Investors Flocked to ETFs in 2018 Despite Market Losses

ETF assets slipped slightly as investment losses last year wiped out inflows, according to State Street.

Assets flooded into exchange-traded funds last year – even as stocks sank in December.

ETFs brought in a total of $314 billion, marking the first time the industry saw two straight years of more than $300 billion of inflows, according to a report from State Street Global Advisors. Investors added almost $213 billion to equity funds and just under $97 billion to fixed-income ETFs, with the rest going to multi-asset and alternative ETFs. 

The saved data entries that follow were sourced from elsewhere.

template <bool JS>
__global__ __launch_bounds__(256, SYM_AAC_MIN_WAVES) void aac_synth_quad_kernel(
    DevTables tb, const float *__restrict__ coeffs, const uint8_t *__restrict__ side,
    const float *__restrict__ delay_in, float *__restrict__ delay_out, float *__restrict__ pcm,
    unsigned frames_per_chain, unsigned seg_steps, unsigned segs_per_chain, AacJsArgs js) {
    __shared__ __attribute__((aligned(16))) float tabs[kTabFloats];
    __shared__ __attribute__((aligned(16))) float wave_lds[4][kWaveLds];
    constexpr int CH = JS ? 2 : 1;
    __shared__ __attribute__((aligned(16))) float carry[CH][2][1024];
    if constexpr (!JS) {
        if (js.chain && js.chain[blockIdx.x / segs_per_chain].x >= 0) return;
    }
    for (int i = (int)threadIdx.x; i < 1024; i += 256) {
        tabs[kTabTw + i] = reinterpret_cast<const float *>(tb.aac_tw_long)[i];
        tabs[kTabKbd + i] = tb.aac_kbd_long[i];
        tabs[kTabSine + i] = tb.aac_sine_long[i];
        if (i < 128) {
            tabs[kTabKbdShort + i] = tb.aac_kbd_short[i];
            tabs[kTabSineShort + i] = tb.aac_sine_short[i];
        }
    }
    const int lane = (int)threadIdx.x & 63, wave = (int)threadIdx.x >> 6;
    float *ldsf = wave_lds[wave];
    c32 *lds = reinterpret_cast<c32 *>(ldsf);
    const c32 *tw = reinterpret_cast<const c32 *>(tabs + kTabTw);
    const unsigned unit = blockIdx.x / segs_per_chain, seg = blockIdx.x % segs_per_chain;
    const unsigned chain = JS ? (unsigned)js.pair_chains[2 * unit] : unit, chain1 = JS ? (unsigned)js.pair_chains[2 * unit + 1] : unit;
    if constexpr (JS) {
        if (chain >= js.n_chains || chain1 >= js.n_chains || chain == chain1) return;
    }
    const long t_begin = (long)seg * seg_steps * 4;
    const long t_end = t_begin + (long)seg_steps * 4 < (long)frames_per_chain ? t_begin + (long)seg_steps * 4 : (long)frames_per_chain;
    const long n_steps = (t_end - t_begin + 3) / 4;
    const size_t chain_base0 = (size_t)chain * frames_per_chain, chain_base1 = (size_t)chain1 * frames_per_chain;
    LaneTables lt;
    load_lane_tables(tb, lane, lt);

    if (t_begin == 0 && wave == 3) {
#pragma unroll
        for (int ch = 0; ch < CH; ++ch) {
            const float4 *src = reinterpret_cast<const float4 *>(delay_in + (size_t)(ch ? chain1 : chain) * 1024);
#pragma unroll
            for (int q = 0; q < 4; ++q) reinterpret_cast<float4 *>(carry[ch][1])[lane + 64 * q] = src[lane + 64 * q];
        }
    }
    long t_loaded = (wave == 3 && t_begin > 0) ? t_begin - 1 : t_begin + wave;
    float2 line[8];
    unsigned sb_next = 0;
    float2 line1[8];
    uint32_t dq[3] = {0u, 0u, 0u};
    unsigned sb1_next = 0;
    uint32_t sfb_long[2] = {0u, 0u};
    unsigned sfb_short = 0;
    auto fetch1 = [&](long tf, int ln) {
        if constexpr (JS) {
            const float2 *ps = reinterpret_cast<const float2 *>(coeffs + (chain_base1 + (size_t)tf) * 1024);
            const uint32_t *d = reinterpret_cast<const uint32_t *>(js.desc + (size_t)unit * frames_per_chain + (size_t)tf);
#pragma unroll
            for (int s = 0; s < 8; ++s) line1[s] = ld_line(ps + ln + 64 * s);
            dq[0] = d[ln];
            dq[1] = d[ln + 64];
            dq[2] = ln < 33 ? d[ln + 128] : 0u;
            sb1_next = side[chain_base1 + (size_t)tf];
        }
    };
    if constexpr (JS) {
#pragma unroll
        for (int s = 0; s < 8; ++s) sfb_long[s >> 2] |= (uint32_t)js.maps.long4[(lane >> 1) + 32 * s] << (8 * (s & 3));
        sfb_short = js.maps.short4[(lane >> 1) & 31];
    }
    if (t_loaded < t_end) {
        const float2 *src = reinterpret_cast<const float2 *>(coeffs + (chain_base0 + (size_t)t_loaded) * 1024);
#pragma unroll
        for (int s = 0; s < 8; ++s) line[s] = ld_line(src + lane + 64 * s);
        sb_next = side[chain_base0 + (size_t)t_loaded];
        fetch1(t_loaded, lane);
    } else {
        t_loaded = -100;
#pragma unroll
        for (int s = 0; s < 8; ++s) line[s] = make_float2(0.0f, 0.0f);
        if constexpr (JS) {
#pragma unroll
            for (int s = 0; s < 8; ++s) line1[s] = make_float2(0.0f, 0.0f);
        }
    }
    __syncthreads();

    long t = t_begin - 4 + wave;
    const int lane_of_wave = lane;
    for (long i = -1; i < n_steps; ++i, t += 4) {
        int lane = lane_of_wave;
        if constexpr (JS) {
#if defined(__HIP_DEVICE_COMPILE__)
            asm volatile("" : "+v"(lane));
#endif
        }
        const bool active = t == t_loaded;
        const bool emit = i >= 0;
        const unsigned sb0 = sb_next, sb1 = sb1_next;
        if constexpr (JS) {
            if (active) {
                uint32_t *dl = reinterpret_cast<uint32_t *>(ldsf);
                dl[lane] = dq[0];
                dl[lane + 64] = dq[1];
                if (lane < 33) dl[lane + 128] = dq[2];
                wave_sync();
                const unsigned hdr = dl[0];
                const bool one = (hdr & 255u) == 1u;
                const int max_sfb = (int)((hdr >> 8) & 255u);
                const uint8_t *mode = reinterpret_cast<const uint8_t *>(dl + 1);
                const float *scale = reinterpret_cast<const float *>(dl + 33);
#pragma unroll
                for (int s = 0; s < 8; ++s) {
                    const float2 l = line[s], r = line1[s];
                    const int sfb = one ? (int)((sfb_long[s >> 2] >> (8 * (s & 3))) & 255u) : (int)sfb_short;
                    const int slot = one ? sfb : 16 * s + sfb;
                    const bool coded = sfb < max_sfb && slot < 128;
                    const int sl = slot < 127 ? slot : 127;
                    const unsigned m = mode[sl];
                    const float sc = scale[sl];
                    const bool ms = coded && m == SYMACCEL_AAC_JS_MS, is = coded && m == SYMACCEL_AAC_JS_INTENSITY;
                    line[s] = ms ? make_float2(l.x + r.x, l.y + r.y) : l;
                    line1[s] = ms ? make_float2(l.x - r.x, l.y - r.y) : (is ? make_float2(sc * l.x, sc * l.y) : r);
                }
                wave_sync();
            }
        }
        const long tn = t < t_begin ? t_begin + 3 : t + 4;
#pragma unroll 1
        for (int ch = 0; ch < CH; ++ch) {
        if constexpr (JS) {
#if defined(__HIP_DEVICE_COMPILE__)
            asm volatile("" : "+v"(lane));
#endif
        }
        const unsigned sb = ch ? sb1 : sb0;
        const size_t chain_base = ch ? chain_base1 : chain_base0;
        const int seq = (int)(sb & 3u);
        const int shape = (int)((sb >> 2) & 1u), prev_shape = (int)((sb >> 3) & 1u);
        float *my_slot = wave == 3 ? carry[ch][i & 1] : ldsf + kSlotOff;
        const float *prev_slot = wave == 0 ? carry[ch][(i + 1) & 1] : wave_lds[wave - 1] + kSlotOff;
        float xw[2][8];
        auto ln_at = [&](int s) -> float2 {
            if constexpr (JS) return ch ? line1[s] : line[s];
            else return line[s];
        };

        if (active) {
            c32 z[8];
            if (seq != EIGHT_SHORT) {
                const int mirror = (63 - lane) * 4;
#pragma unroll
                for (int s = 0; s < 8; ++s) {
                    const float mirrored = __int_as_float(__builtin_amdgcn_ds_bpermute(mirror, __float_as_int(ln_at(7 - s).y)));
                    z[s] = pre_twiddle(ln_at(s).x, mirrored, tw[lane + 64 * s]);
                }
            } else {
#pragma unroll
                for (int s = 0; s < 8; ++s) {
                    ldsf[short_row(s) + 2 * lane] = ln_at(s).x;
                    ldsf[short_row(s) + 2 * lane + 1] = ln_at(s).y;
                }
                wave_sync();
            }
            if (tn < t_end) {
                if (ch == 0) {
                    sb_next = side[chain_base0 + (size_t)tn];
                    const float2 *src = reinterpret_cast<const float2 *>(coeffs + (chain_base0 + (size_t)tn) * 1024);
#pragma unroll
                    for (int s = 0; s < 8; ++s) line[s] = ld_line(src + lane + 64 * s);
                }
                if (ch == CH - 1) fetch1(tn, lane);
            }
            if (seq != EIGHT_SHORT) {
                fft512_wave(z, lane, lds, lt);
                const float *wprev = tabs + (prev_shape ? kTabKbd : kTabSine);
                const float *wcur = tabs + (shape ? kTabKbd : kTabSine);
#pragma unroll
                for (int h = 0; h < 2; ++h) {
                    const int m2 = lane + 64 * h;
                    float x[8], x2[8];
                    post_slot(lds, tw, m2, x, x2);
                    float wo[8];
                    if (seq == LONG_STOP) {
                        const float *psw = tabs + (prev_shape ? kTabKbdShort : kTabSineShort);
                        stop_window4(psw, 4 * m2, wo);
                        stop_window4(psw, 1020 - 4 * m2, wo + 4);
                    } else {
                        load_slot(wprev, m2, wo);
                    }
#pragma unroll
                    for (int q = 0; q < 8; ++q) xw[h][q] = x[q] * wo[q];
                    float wd[8], nd[8];
                    if (seq == LONG_START) {
                        const float *sw = tabs + (shape ? kTabKbdShort : kTabSineShort);
                        start_window4(sw, 4 * m2, wd);
                        start_window4(sw, 1020 - 4 * m2, wd + 4);
                    } else {
                        float wr[8];
                        load_slot(wcur, m2, wr);
#pragma unroll
                        for (int q = 0; q < 8; ++q) wd[q] = wr[7 - q];
                    }
#pragma unroll
                    for (int q = 0; q < 8; ++q) {
                        const int j = q < 4 ? 4 * m2 + q : 1020 - 4 * m2 + (q - 4);
                        const float v = x2[q] * wd[q];
                        nd[q] = (seq == LONG_START && j >= kP1) ? 0.0f : v;
                    }
                    store_slot(my_slot, m2, nd);
                }
            } else {
                imdct_short_wave(lane, ldsf, tb.aac_tw_short, lt);
                const float *sw = tabs + (shape ? kTabKbdShort : kTabSineShort);
                const float *psw = tabs + (prev_shape ? kTabKbdShort : kTabSineShort);
#pragma unroll 1
                for (int e = 0; e < 4; ++e) {
                    const int j0 = 4 * lane + 256 * e;
                    float nd[4] = {0.0f, 0.0f, 0.0f, 0.0f};
                    if (j0 < kP1) pcm_short4(ldsf, j0 + kP1, sw, psw, nd);
                    *reinterpret_cast<float4 *>(my_slot + j0) = make_float4(nd[0], nd[1], nd[2], nd[3]);
                }
            }
        }
        wg_sync_lds();

        if (active && emit) {
            float *frame_out = pcm + (chain_base + (size_t)t) * 1024;
            if (seq != EIGHT_SHORT) {
#pragma unroll
                for (int h = 0; h < 2; ++h) {
                    const int m2 = lane + 64 * h;
                    float dl[8], dst[8];
                    load_slot(prev_slot, m2, dl);
#pragma unroll
                    for (int q = 0; q < 8; ++q) {
                        const int j = q < 4 ? 4 * m2 + q : 1020 - 4 * m2 + (q - 4);
                        const float v = dl[q] + xw[h][q];
                        dst[q] = (seq == LONG_STOP && j < kP0) ? dl[q] : v;
                    }
                    st_slot(frame_out, m2, dst);
                }
            } else {
                const float *sw = tabs + (shape ? kTabKbdShort : kTabSineShort);
                const float *psw = tabs + (prev_shape ? kTabKbdShort : kTabSineShort);
#pragma unroll 1
                for (int e = 0; e < 4; ++e) {
                    const int j0 = 4 * lane + 256 * e;
                    const float4 d = *reinterpret_cast<const float4 *>(prev_slot + j0);
                    float o[4] = {d.x, d.y, d.z, d.w};
                    if (j0 >= kP0) {
                        float ps[4];
                        pcm_short4(ldsf, j0 - kP0, sw, psw, ps);
#pragma unroll
                        for (int q = 0; q < 4; ++q) o[q] = o[q] + ps[q];
                    }
                    st_stream(reinterpret_cast<float4 *>(frame_out + j0), make_float4(o[0], o[1], o[2], o[3]));
                }
            }
            if (t + 1 == (long)frames_per_chain) {
                float4 *d = reinterpret_cast<float4 *>(delay_out + (size_t)(ch ? chain1 : chain) * 1024);
#pragma unroll
                for (int q = 0; q < 4; ++q) d[lane + 64 * q] = reinterpret_cast<const float4 *>(my_slot)[lane + 64 * q];
            }
        }
        wg_sync_lds();
        }
        if (active) t_loaded = tn < t_end ? tn : -100;
    }
}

Investors continued to allocate to ETFs into December, with risk-off sentiment driving $16 billion into bond ETFs – their second highest monthly flows of all time, according to State Street. Still, stock market losses offset total inflows, paring the industry’s assets under management by less than 1 percent to $3.38 trillion.

Matthew Bartolini, the report’s author and the Americas-focused head of research for SPDR – State Street’s ETF business – expects that investors will continue to gravitate toward ETFs despite recent investment losses as a result of larger trends such the shift to indexing and the industry's lower fees.

“This trend is evidenced by equity strategies still taking in more than $200 billion on the year, with $34 billion even as the market was falling out of bed in December,” he wrote.

Within equities, investors largely preferred U.S. funds last year, adding $143 billion to ETFs tracking the country’s markets. Developed markets internationally attracted almost $50 billion, while emerging market ETFs brought in about $16.5 billion.

Sector ETFs fared less well in 2018, with investors pulling money from funds tracking financial, real estate, industrials, consumer discretionary, and energy stocks. The most popular sectors for ETF investors were technology and health care, which received $9.7 billion and $6.9 billion of inflows, respectively. 

[II Deep Dive: Single-Sector ETFs Are on the Rise Despite Risks, Cerulli Says]

Smart beta funds were also popular, attracting $39 billion in 2018, according to the report. Investors also contributed about $27 billion to value strategies, while withdrawing about $17 billion from growth funds.

The ETFs which received the most inflows as a percentage of total assets under management, however, were active funds. Actively managed ETFs amassed almost $28 billion in investor capital – an almost 60 percent increase in assets.

“Actively managed funds may be a growth area for the ETF industry,” Bartolini wrote.